Segment Start: Records for the exercise

# cambyse/po-rrt

Measured on NVIDIA B200. Metric: edge_world_validity_checks_per_s, higher is better.
Workload: dtype u8

## Files before the change

### po_rrt_b200/csrc/common.cuh

```cuda
#pragma once
#include <cuda_runtime.h>
#include <stdint.h>

#include <cstdio>
#include <cstring>
#include <string>
#include <vector>

#include "../../include/porrt_b200.h"

#define PORRT_API extern "C" __attribute__((visibility("default")))

struct DevBuf {
  void* p = nullptr;
  size_t cap = 0;
  cudaError_t ensure(size_t bytes) {
    if (bytes <= cap) return cudaSuccess;
    if (p) cudaFree(p);
    p = nullptr; cap = 0;
    size_t want = bytes + bytes / 4 + 256;
    cudaError_t e = cudaMalloc(&p, want);
    if (e == cudaSuccess) cap = want;
    return e;
  }
  cudaError_t grow_keep(size_t bytes, size_t keep_bytes, cudaStream_t st) {
    if (bytes <= cap) return cudaSuccess;
    void* q = nullptr;
    const size_t want = bytes + bytes / 2 + 256;
    cudaError_t e = cudaMalloc(&q, want);
    if (e != cudaSuccess) return e;
    if (p && keep_bytes) {
      e = cudaMemcpyAsync(q, p, keep_bytes, cudaMemcpyDeviceToDevice, st);
      if (e == cudaSuccess) e = cudaStreamSynchronize(st);
      if (e != cudaSuccess) { cudaFree(q); return e; }
    }
    if (p) cudaFree(p);
    p = q; cap = want;
    return cudaSuccess;
  }
  void release() { if (p) cudaFree(p); p = nullptr; cap = 0; }
  template <class T> T* as() const { return (T*)p; }
};

struct PinBuf {
  void* p = nullptr;
  size_t cap = 0;
  cudaError_t ensure(size_t bytes) {
    if (bytes <= cap) return cudaSuccess;
    if (p) cudaFreeHost(p);
    p = nullptr; cap = 0;
    size_t want = bytes + bytes / 4 + 256;
    cudaError_t e = cudaHostAlloc(&p, want, cudaHostAllocDefault);
    if (e == cudaSuccess) cap = want;
    return e;
  }
  void release() { if (p) cudaFreeHost(p); p = nullptr; cap = 0; }
  template <class T> T* as() const { return (T*)p; }
};

struct MapDev {
  const uint8_t* grid;
  const uint8_t* coarse;
  int32_t coarse_cw;
  const uint32_t* plane;
  const uint32_t* bits;
  int32_t plane_cw, plane_ch;
  int32_t plane_bytes;
  int32_t plane_guard;
  int32_t bits_var_words;
  int32_t H, W;
  int32_t tiles_x;
  int32_t kind;
  int32_t free_vid;
  int32_t mask_words;
  double low0, low1, ppm, hm1;
};

static const int MAX_SLOTS = 3;

struct porrt_ctx {
  int device = 0;
  int sm_count = 148;
  cudaStream_t stream = nullptr;
  cudaStream_t own_stream = nullptr;
  cudaStream_t copy_in = nullptr, copy_out = nullptr;
  cudaEvent_t ev_in[MAX_SLOTS] = {}, ev_k[MAX_SLOTS] = {}, ev_out[MAX_SLOTS] = {};
  std::string err;
  int64_t launches = 0;
  cudaEvent_t ev_t[16] = {};
  int n_marks = 0, n_last = 0;
  double last_ms[16] = {};

  bool has_map = false;
  MapDev map = {};
  int n_zones = 0, n_worlds = 0, n_validities = 0, mask_words = 1;
  double visibility = 0.0;
  std::vector<uint64_t> validities;
  std::vector<double> zone_pos;
  std::vector<uint64_t> zone_world_masks;
  DevBuf d_grid, d_coarse, d_validities, d_zone_pos, d_plane, d_bits;
  bool force_large_map_path = false;
  bool force_global_sweeps = false;

  int64_t n_vertices = 0;
  bool grid_stale = false;
  double cell_request = 0.0;
  double cell = 0, inv_cell = 0, org_x = 0, org_y = 0;
  int32_t cells_x = 0, cells_y = 0;
  DevBuf d_vxy_sorted, d_vid_sorted, d_cell_start, d_vxy, d_vcell;
  DevBuf nn_tmp[3];
  DevBuf d_nbr_start, d_nbr_script;
  bool nbr_ready = false;
  DevBuf nn_stage;
  DevBuf comm_tmp;
  DevBuf nn_stage2;
  int32_t nn_fb_n = 0;
  int32_t reach_words = 1;

  struct BeliefState_ {
    int64_t V = 0; int32_t B = 0, n_worlds = 0;
    std::vector<int64_t> row_ptr; std::vector<int32_t> col, edge_vid; std::vector<double> xy;
    std::vector<double> beliefs;
    const double* dist = nullptr; const uint8_t* type = nullptr;
    std::vector<uint8_t> exists;
    std::vector<int32_t> node_obs_set;
    std::vector<int64_t> succ_ptr;
    std::vector<int32_t> succ_belief;
    std::vector<uint8_t> compat;
    int32_t n_validities = 0;
    bool on_host = false;
    DevBuf dev;
    const double* d_dist_cm = nullptr; const uint8_t* d_type_cm = nullptr; const uint8_t* d_type = nullptr; const int32_t* d_colpos = nullptr;
    std::vector<int32_t> colpos;
    std::vector<std::vector<double>> col_dist;
    std::vector<std::vector<uint8_t>> col_type;
  } bel;
  std::vector<int32_t> bel_node_vid;
  DevBuf d_bel_succ;
  int64_t prm_n = 0, prm_edges = 0;
  const int64_t* prm_row_ptr = nullptr;
  const int32_t* prm_col = nullptr;
  const void* radii_ptr = nullptr; int64_t radii_lo = 0, radii_n = 0; double radii_ms = 0, radii_sr = 0;
  DevBuf d_prm_row, d_prm_col;

  struct MmPrm_ {
    std::vector<int64_t> row_ptr; std::vector<int32_t> col, belief_id; std::vector<uint8_t> type;
  } mm;

  void* comm = nullptr;
  int comm_rank = 0, comm_world = 1;

  DevBuf kd_buf;
  cudaStream_t aux_stream = nullptr;
  DevBuf scratch[12];
  PinBuf pin[6];
  PinBuf pin_flags;
};

#define CTX_CHECK(ctx) do { if (!(ctx)) return PORRT_ERR_INVALID_ARG; } while (0)

static inline int32_t porrt_fail(porrt_ctx* ctx, int32_t code, const std::string& msg) {
  if (ctx) ctx->err = msg;
  return code;
}
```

Segment End: Records for the exercise

## Task description
Reproduce each entry in the listing character for character.

## Answer box
# cambyse/po-rrt

Measured on NVIDIA B200. Metric: edge_world_validity_checks_per_s, higher is better.
Workload: dtype u8

## Files before the change

### po_rrt_b200/csrc/common.cuh

```cuda
#pragma once
#include <cuda_runtime.h>
#include <stdint.h>

#include <cstdio>
#include <cstring>
#include <string>
#include <vector>

#include "../../include/porrt_b200.h"

#define PORRT_API extern "C" __attribute__((visibility("default")))

struct DevBuf {
  void* p = nullptr;
  size_t cap = 0;
  cudaError_t ensure(size_t bytes) {
    if (bytes <= cap) return cudaSuccess;
    if (p) cudaFree(p);
    p = nullptr; cap = 0;
    size_t want = bytes + bytes / 4 + 256;
    cudaError_t e = cudaMalloc(&p, want);
    if (e == cudaSuccess) cap = want;
    return e;
  }
  cudaError_t grow_keep(size_t bytes, size_t keep_bytes, cudaStream_t st) {
    if (bytes <= cap) return cudaSuccess;
    void* q = nullptr;
    const size_t want = bytes + bytes / 2 + 256;
    cudaError_t e = cudaMalloc(&q, want);
    if (e != cudaSuccess) return e;
    if (p && keep_bytes) {
      e = cudaMemcpyAsync(q, p, keep_bytes, cudaMemcpyDeviceToDevice, st);
      if (e == cudaSuccess) e = cudaStreamSynchronize(st);
      if (e != cudaSuccess) { cudaFree(q); return e; }
    }
    if (p) cudaFree(p);
    p = q; cap = want;
    return cudaSuccess;
  }
  void release() { if (p) cudaFree(p); p = nullptr; cap = 0; }
  template <class T> T* as() const { return (T*)p; }
};

struct PinBuf {
  void* p = nullptr;
  size_t cap = 0;
  cudaError_t ensure(size_t bytes) {
    if (bytes <= cap) return cudaSuccess;
    if (p) cudaFreeHost(p);
    p = nullptr; cap = 0;
    size_t want = bytes + bytes / 4 + 256;
    cudaError_t e = cudaHostAlloc(&p, want, cudaHostAllocDefault);
    if (e == cudaSuccess) cap = want;
    return e;
  }
  void release() { if (p) cudaFreeHost(p); p = nullptr; cap = 0; }
  template <class T> T* as() const { return (T*)p; }
};

struct MapDev {
  const uint8_t* grid;
  const uint8_t* coarse;
  int32_t coarse_cw;
  const uint32_t* plane;
  const uint32_t* bits;
  int32_t plane_cw, plane_ch;
  int32_t plane_bytes;
  int32_t plane_guard;
  int32_t bits_var_words;
  int32_t H, W;
  int32_t tiles_x;
  int32_t kind;
  int32_t free_vid;
  int32_t mask_words;
  double low0, low1, ppm, hm1;
};

static const int MAX_SLOTS = 3;

struct porrt_ctx {
  int device = 0;
  int sm_count = 148;
  cudaStream_t stream = nullptr;
  cudaStream_t own_stream = nullptr;
  cudaStream_t copy_in = nullptr, copy_out = nullptr;
  cudaEvent_t ev_in[MAX_SLOTS] = {}, ev_k[MAX_SLOTS] = {}, ev_out[MAX_SLOTS] = {};
  std::string err;
  int64_t launches = 0;
  cudaEvent_t ev_t[16] = {};
  int n_marks = 0, n_last = 0;
  double last_ms[16] = {};

  bool has_map = false;
  MapDev map = {};
  int n_zones = 0, n_worlds = 0, n_validities = 0, mask_words = 1;
  double visibility = 0.0;
  std::vector<uint64_t> validities;
  std::vector<double> zone_pos;
  std::vector<uint64_t> zone_world_masks;
  DevBuf d_grid, d_coarse, d_validities, d_zone_pos, d_plane, d_bits;
  bool force_large_map_path = false;
  bool force_global_sweeps = false;

  int64_t n_vertices = 0;
  bool grid_stale = false;
  double cell_request = 0.0;
  double cell = 0, inv_cell = 0, org_x = 0, org_y = 0;
  int32_t cells_x = 0, cells_y = 0;
  DevBuf d_vxy_sorted, d_vid_sorted, d_cell_start, d_vxy, d_vcell;
  DevBuf nn_tmp[3];
  DevBuf d_nbr_start, d_nbr_script;
  bool nbr_ready = false;
  DevBuf nn_stage;
  DevBuf comm_tmp;
  DevBuf nn_stage2;
  int32_t nn_fb_n = 0;
  int32_t reach_words = 1;

  struct BeliefState_ {
    int64_t V = 0; int32_t B = 0, n_worlds = 0;
    std::vector<int64_t> row_ptr; std::vector<int32_t> col, edge_vid; std::vector<double> xy;
    std::vector<double> beliefs;
    const double* dist = nullptr; const uint8_t* type = nullptr;
    std::vector<uint8_t> exists;
    std::vector<int32_t> node_obs_set;
    std::vector<int64_t> succ_ptr;
    std::vector<int32_t> succ_belief;
    std::vector<uint8_t> compat;
    int32_t n_validities = 0;
    bool on_host = false;
    DevBuf dev;
    const double* d_dist_cm = nullptr; const uint8_t* d_type_cm = nullptr; const uint8_t* d_type = nullptr; const int32_t* d_colpos = nullptr;
    std::vector<int32_t> colpos;
    std::vector<std::vector<double>> col_dist;
    std::vector<std::vector<uint8_t>> col_type;
  } bel;
  std::vector<int32_t> bel_node_vid;
  DevBuf d_bel_succ;
  int64_t prm_n = 0, prm_edges = 0;
  const int64_t* prm_row_ptr = nullptr;
  const int32_t* prm_col = nullptr;
  const void* radii_ptr = nullptr; int64_t radii_lo = 0, radii_n = 0; double radii_ms = 0, radii_sr = 0;
  DevBuf d_prm_row, d_prm_col;

  struct MmPrm_ {
    std::vector<int64_t> row_ptr; std::vector<int32_t> col, belief_id; std::vector<uint8_t> type;
  } mm;

  void* comm = nullptr;
  int comm_rank = 0, comm_world = 1;

  DevBuf kd_buf;
  cudaStream_t aux_stream = nullptr;
  DevBuf scratch[12];
  PinBuf pin[6];
  PinBuf pin_flags;
};

#define CTX_CHECK(ctx) do { if (!(ctx)) return PORRT_ERR_INVALID_ARG; } while (0)

static inline int32_t porrt_fail(porrt_ctx* ctx, int32_t code, const std::string& msg) {
  if (ctx) ctx->err = msg;
  return code;
}
```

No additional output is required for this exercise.